- EXCERPTED DATA -
╭──
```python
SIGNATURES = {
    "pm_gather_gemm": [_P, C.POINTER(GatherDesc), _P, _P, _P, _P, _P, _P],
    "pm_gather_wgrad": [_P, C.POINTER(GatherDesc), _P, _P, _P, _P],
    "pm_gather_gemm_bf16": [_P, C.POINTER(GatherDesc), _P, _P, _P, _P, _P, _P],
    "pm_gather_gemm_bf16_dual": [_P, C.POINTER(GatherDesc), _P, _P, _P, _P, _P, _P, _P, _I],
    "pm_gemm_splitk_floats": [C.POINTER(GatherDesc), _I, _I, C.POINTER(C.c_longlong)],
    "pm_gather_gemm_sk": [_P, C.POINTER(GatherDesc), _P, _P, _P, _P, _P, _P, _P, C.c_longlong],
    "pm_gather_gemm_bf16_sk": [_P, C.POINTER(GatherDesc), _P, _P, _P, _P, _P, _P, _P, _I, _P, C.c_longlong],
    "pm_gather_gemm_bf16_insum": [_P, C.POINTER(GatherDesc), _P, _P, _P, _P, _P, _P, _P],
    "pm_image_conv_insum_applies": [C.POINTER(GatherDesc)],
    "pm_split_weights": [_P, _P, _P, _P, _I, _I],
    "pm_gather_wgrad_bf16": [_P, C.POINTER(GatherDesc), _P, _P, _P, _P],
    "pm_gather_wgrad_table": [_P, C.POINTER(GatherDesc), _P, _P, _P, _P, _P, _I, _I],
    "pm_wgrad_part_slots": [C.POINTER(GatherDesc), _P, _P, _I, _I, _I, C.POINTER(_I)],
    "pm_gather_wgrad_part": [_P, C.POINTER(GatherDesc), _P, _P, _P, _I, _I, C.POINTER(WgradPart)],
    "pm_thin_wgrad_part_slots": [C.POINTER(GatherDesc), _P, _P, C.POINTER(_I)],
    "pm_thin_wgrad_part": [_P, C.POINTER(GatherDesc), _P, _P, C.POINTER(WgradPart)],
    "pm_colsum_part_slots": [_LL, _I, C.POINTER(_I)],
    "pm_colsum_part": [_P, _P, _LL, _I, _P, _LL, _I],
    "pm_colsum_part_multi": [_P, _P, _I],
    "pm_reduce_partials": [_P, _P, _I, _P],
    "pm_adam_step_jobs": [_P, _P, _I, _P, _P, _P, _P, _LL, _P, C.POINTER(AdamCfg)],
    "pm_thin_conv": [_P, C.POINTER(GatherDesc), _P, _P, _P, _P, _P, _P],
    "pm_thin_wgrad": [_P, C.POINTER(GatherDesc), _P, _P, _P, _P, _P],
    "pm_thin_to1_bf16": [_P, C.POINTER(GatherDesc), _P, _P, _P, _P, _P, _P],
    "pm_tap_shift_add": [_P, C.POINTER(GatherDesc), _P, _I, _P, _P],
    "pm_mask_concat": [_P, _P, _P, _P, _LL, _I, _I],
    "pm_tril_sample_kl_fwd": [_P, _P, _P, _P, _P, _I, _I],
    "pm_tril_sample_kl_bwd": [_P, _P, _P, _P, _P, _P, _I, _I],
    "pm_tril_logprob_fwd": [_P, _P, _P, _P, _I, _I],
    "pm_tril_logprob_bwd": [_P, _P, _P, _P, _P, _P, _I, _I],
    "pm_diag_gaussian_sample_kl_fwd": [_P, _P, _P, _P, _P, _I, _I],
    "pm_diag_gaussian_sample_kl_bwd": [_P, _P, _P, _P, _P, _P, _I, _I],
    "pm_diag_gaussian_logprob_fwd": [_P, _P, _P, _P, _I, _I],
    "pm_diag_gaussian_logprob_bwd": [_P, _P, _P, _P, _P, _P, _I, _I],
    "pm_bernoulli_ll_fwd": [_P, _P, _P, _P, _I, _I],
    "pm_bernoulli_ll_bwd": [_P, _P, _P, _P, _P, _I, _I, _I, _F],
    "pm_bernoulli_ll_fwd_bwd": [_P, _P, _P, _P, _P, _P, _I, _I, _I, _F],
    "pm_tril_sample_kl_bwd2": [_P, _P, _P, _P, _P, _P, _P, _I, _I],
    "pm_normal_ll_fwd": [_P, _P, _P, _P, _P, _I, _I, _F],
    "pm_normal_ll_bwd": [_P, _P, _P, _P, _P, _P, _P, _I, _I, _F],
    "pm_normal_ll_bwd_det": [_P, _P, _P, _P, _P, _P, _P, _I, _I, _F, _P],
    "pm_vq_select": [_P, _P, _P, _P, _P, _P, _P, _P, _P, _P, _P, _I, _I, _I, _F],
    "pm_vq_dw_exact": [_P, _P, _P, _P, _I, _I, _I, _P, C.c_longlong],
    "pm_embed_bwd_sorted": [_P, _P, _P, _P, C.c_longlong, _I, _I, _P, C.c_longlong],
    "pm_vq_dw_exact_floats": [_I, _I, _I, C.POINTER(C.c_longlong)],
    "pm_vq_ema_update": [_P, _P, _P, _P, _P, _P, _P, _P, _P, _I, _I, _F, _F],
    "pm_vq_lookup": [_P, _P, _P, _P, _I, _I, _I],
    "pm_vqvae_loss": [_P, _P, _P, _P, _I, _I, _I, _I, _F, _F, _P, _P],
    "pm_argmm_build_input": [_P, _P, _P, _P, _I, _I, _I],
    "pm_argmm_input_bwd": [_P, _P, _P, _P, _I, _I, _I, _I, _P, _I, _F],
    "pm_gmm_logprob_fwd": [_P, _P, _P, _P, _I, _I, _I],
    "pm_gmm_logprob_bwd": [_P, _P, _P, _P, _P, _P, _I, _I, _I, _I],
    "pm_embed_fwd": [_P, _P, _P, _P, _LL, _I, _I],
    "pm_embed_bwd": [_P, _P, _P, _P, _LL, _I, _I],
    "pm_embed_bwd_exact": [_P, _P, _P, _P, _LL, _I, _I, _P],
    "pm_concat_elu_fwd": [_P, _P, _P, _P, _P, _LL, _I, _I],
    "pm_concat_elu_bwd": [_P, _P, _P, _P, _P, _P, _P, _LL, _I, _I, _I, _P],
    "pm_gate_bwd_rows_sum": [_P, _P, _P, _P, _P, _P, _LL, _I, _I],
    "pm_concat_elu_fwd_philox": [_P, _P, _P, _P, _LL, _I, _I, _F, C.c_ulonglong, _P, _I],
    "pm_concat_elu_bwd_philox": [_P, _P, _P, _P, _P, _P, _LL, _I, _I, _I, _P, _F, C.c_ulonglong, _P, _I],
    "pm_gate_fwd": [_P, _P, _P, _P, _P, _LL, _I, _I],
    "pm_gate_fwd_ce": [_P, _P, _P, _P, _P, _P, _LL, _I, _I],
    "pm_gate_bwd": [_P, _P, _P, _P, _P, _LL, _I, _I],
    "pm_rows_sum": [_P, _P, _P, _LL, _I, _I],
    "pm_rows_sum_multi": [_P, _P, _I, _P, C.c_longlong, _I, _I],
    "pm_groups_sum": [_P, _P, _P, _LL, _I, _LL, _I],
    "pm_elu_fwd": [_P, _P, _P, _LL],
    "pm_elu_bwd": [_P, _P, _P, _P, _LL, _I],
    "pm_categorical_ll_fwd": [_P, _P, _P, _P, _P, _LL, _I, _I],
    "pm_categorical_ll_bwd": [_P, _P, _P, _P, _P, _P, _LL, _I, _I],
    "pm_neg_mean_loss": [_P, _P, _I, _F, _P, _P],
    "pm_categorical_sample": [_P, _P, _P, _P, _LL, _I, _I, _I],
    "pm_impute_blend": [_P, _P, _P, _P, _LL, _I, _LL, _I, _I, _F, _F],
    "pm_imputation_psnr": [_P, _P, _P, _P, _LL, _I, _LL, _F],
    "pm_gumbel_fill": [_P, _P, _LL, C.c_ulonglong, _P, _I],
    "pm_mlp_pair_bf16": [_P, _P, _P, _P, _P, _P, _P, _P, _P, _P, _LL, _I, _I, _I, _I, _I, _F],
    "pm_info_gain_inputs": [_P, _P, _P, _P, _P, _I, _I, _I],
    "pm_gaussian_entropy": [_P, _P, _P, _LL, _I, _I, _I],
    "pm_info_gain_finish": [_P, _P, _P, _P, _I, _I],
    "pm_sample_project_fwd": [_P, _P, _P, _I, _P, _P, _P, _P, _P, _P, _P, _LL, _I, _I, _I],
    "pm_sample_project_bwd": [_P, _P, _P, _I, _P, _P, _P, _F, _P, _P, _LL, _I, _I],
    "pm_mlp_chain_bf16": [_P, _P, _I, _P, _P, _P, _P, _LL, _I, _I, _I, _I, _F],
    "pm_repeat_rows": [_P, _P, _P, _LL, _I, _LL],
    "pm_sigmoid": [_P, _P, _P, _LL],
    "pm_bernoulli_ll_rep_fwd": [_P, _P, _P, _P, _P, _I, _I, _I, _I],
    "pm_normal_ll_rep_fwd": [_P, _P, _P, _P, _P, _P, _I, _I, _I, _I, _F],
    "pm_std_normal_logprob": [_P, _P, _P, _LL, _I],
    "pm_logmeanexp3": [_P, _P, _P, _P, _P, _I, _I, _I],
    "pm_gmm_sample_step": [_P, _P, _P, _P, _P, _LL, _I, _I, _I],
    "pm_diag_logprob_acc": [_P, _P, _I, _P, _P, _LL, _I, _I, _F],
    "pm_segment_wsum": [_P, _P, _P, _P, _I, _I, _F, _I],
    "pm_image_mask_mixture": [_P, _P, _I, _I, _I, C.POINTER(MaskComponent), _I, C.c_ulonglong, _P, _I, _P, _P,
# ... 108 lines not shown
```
╰──
╭──
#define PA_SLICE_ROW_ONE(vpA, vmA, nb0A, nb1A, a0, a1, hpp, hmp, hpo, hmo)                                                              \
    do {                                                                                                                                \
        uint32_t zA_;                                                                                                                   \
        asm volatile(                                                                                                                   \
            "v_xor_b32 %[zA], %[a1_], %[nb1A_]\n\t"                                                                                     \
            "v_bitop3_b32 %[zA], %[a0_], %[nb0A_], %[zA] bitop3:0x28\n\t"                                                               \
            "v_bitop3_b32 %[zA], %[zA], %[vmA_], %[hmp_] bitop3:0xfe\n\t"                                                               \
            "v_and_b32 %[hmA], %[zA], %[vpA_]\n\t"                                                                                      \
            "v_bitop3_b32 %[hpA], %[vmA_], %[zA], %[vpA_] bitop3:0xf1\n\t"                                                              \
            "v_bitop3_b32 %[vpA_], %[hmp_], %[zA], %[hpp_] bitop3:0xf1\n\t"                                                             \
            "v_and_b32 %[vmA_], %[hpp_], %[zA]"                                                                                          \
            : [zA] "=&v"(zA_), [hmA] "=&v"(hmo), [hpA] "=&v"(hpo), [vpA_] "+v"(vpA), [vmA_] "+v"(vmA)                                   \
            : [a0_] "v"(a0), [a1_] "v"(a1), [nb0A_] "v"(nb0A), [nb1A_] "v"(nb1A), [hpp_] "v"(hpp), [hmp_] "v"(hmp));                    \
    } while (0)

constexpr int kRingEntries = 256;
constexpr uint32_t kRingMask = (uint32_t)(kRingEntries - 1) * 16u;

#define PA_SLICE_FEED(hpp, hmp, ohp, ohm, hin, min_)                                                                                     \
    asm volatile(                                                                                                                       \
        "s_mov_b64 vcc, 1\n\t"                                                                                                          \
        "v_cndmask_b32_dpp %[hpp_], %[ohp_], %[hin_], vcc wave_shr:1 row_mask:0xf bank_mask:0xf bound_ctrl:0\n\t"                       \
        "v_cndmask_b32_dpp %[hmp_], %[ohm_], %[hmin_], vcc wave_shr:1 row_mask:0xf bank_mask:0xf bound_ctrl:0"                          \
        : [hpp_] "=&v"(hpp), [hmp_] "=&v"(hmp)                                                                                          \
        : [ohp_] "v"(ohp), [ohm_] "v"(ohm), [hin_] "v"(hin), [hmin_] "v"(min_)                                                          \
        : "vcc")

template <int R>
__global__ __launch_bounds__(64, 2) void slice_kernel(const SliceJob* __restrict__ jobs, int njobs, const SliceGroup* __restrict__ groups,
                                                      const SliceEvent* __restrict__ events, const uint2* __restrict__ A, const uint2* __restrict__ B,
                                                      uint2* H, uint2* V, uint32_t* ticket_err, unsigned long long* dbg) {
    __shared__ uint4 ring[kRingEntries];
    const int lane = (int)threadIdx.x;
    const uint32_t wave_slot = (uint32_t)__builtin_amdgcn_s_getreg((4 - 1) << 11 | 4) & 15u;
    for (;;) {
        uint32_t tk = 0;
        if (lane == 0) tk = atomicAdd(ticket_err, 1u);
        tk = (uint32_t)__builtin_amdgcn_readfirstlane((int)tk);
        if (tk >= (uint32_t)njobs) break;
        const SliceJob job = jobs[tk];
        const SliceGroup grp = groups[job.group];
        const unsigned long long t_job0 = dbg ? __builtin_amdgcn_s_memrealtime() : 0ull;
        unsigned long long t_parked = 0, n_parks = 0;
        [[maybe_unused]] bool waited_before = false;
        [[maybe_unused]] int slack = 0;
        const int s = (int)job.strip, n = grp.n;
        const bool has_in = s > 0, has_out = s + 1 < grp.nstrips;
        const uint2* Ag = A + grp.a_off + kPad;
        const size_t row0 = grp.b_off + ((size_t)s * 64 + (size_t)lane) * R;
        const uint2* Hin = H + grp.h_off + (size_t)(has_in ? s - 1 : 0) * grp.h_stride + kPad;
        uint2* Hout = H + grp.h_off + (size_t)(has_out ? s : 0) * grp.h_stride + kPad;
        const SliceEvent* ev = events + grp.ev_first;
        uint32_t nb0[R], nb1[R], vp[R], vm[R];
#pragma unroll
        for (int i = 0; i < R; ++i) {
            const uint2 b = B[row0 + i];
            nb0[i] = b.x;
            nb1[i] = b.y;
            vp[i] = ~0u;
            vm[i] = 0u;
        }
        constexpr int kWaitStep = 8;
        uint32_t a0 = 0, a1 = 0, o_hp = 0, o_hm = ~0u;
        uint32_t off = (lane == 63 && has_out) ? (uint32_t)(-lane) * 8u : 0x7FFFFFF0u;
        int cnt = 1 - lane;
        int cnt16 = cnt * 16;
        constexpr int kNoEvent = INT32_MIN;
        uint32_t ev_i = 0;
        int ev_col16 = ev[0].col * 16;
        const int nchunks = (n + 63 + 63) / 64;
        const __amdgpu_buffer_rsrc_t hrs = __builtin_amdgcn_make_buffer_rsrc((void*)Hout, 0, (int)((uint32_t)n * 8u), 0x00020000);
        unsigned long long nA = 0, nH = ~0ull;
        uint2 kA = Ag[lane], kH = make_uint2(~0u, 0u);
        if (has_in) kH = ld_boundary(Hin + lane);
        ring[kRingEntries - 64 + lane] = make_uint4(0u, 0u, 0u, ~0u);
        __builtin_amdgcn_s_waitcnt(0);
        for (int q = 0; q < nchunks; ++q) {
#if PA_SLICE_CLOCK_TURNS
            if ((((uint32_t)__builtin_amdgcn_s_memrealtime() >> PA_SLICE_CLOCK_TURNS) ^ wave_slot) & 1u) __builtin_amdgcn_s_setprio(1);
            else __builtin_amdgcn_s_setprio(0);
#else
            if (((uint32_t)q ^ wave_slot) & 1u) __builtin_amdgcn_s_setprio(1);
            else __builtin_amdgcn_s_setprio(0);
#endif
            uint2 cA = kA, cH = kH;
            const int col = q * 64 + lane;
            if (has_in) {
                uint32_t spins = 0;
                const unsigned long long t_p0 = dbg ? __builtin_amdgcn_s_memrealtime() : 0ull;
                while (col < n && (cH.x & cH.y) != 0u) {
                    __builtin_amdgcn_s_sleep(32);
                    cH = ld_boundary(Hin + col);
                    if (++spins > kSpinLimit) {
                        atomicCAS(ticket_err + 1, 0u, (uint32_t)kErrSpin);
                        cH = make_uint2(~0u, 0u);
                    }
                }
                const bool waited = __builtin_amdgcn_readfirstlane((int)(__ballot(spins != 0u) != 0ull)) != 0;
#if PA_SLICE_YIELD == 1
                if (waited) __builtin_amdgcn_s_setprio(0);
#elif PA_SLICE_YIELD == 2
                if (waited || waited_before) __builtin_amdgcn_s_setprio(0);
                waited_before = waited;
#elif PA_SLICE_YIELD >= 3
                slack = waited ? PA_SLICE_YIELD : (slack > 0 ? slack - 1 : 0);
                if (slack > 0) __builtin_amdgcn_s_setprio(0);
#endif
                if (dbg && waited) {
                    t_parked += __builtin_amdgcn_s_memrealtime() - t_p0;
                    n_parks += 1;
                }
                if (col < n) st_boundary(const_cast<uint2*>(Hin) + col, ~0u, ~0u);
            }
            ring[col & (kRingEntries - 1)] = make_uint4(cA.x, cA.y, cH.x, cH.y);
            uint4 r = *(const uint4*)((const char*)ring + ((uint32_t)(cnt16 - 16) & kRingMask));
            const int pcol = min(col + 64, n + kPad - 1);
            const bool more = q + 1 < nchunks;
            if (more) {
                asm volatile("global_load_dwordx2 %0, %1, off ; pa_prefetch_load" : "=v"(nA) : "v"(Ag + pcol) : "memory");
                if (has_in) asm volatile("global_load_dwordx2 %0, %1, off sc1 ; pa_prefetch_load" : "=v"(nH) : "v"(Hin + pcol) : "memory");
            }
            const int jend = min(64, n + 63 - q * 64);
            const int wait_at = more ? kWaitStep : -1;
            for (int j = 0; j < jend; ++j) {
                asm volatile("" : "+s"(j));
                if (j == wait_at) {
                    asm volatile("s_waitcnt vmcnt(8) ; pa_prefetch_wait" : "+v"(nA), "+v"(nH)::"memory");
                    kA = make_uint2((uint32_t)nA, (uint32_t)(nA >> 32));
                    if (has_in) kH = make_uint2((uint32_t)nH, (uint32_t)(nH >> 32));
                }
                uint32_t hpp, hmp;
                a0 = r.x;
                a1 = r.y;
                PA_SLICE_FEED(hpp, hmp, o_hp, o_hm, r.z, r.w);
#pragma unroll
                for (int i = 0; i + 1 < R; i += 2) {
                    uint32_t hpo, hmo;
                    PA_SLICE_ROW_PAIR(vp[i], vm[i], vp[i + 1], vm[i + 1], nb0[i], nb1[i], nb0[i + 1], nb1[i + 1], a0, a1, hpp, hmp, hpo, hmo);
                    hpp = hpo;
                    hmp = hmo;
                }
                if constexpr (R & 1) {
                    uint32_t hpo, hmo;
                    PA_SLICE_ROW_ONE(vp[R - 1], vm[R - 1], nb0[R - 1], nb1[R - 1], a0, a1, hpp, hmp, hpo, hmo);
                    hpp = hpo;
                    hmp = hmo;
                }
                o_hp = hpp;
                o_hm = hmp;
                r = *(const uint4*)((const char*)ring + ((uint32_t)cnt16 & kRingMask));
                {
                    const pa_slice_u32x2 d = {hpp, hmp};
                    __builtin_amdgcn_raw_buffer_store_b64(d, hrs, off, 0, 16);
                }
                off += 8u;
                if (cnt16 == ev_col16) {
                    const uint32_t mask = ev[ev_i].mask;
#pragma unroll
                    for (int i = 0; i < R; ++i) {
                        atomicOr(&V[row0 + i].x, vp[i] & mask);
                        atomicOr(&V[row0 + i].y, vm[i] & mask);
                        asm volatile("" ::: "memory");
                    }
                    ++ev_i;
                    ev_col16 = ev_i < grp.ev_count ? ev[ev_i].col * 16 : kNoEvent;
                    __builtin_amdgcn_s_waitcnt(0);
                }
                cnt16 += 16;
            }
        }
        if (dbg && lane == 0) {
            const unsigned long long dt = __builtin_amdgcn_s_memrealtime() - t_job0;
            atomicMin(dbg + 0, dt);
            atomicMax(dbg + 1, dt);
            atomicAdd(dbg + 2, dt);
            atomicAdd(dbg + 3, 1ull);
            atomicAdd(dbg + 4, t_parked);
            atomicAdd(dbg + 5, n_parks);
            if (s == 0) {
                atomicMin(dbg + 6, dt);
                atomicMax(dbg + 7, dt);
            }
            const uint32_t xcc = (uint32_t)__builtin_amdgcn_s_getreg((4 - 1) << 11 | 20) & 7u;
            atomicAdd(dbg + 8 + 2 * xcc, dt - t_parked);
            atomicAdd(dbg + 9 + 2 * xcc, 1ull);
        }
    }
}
╰──
- WHAT YOU SHOULD DO -
Looking at the records above, work out how many lines hold "kWaitStep" and write only that number.

- ANSWER FOR THIS EXERCISE -
2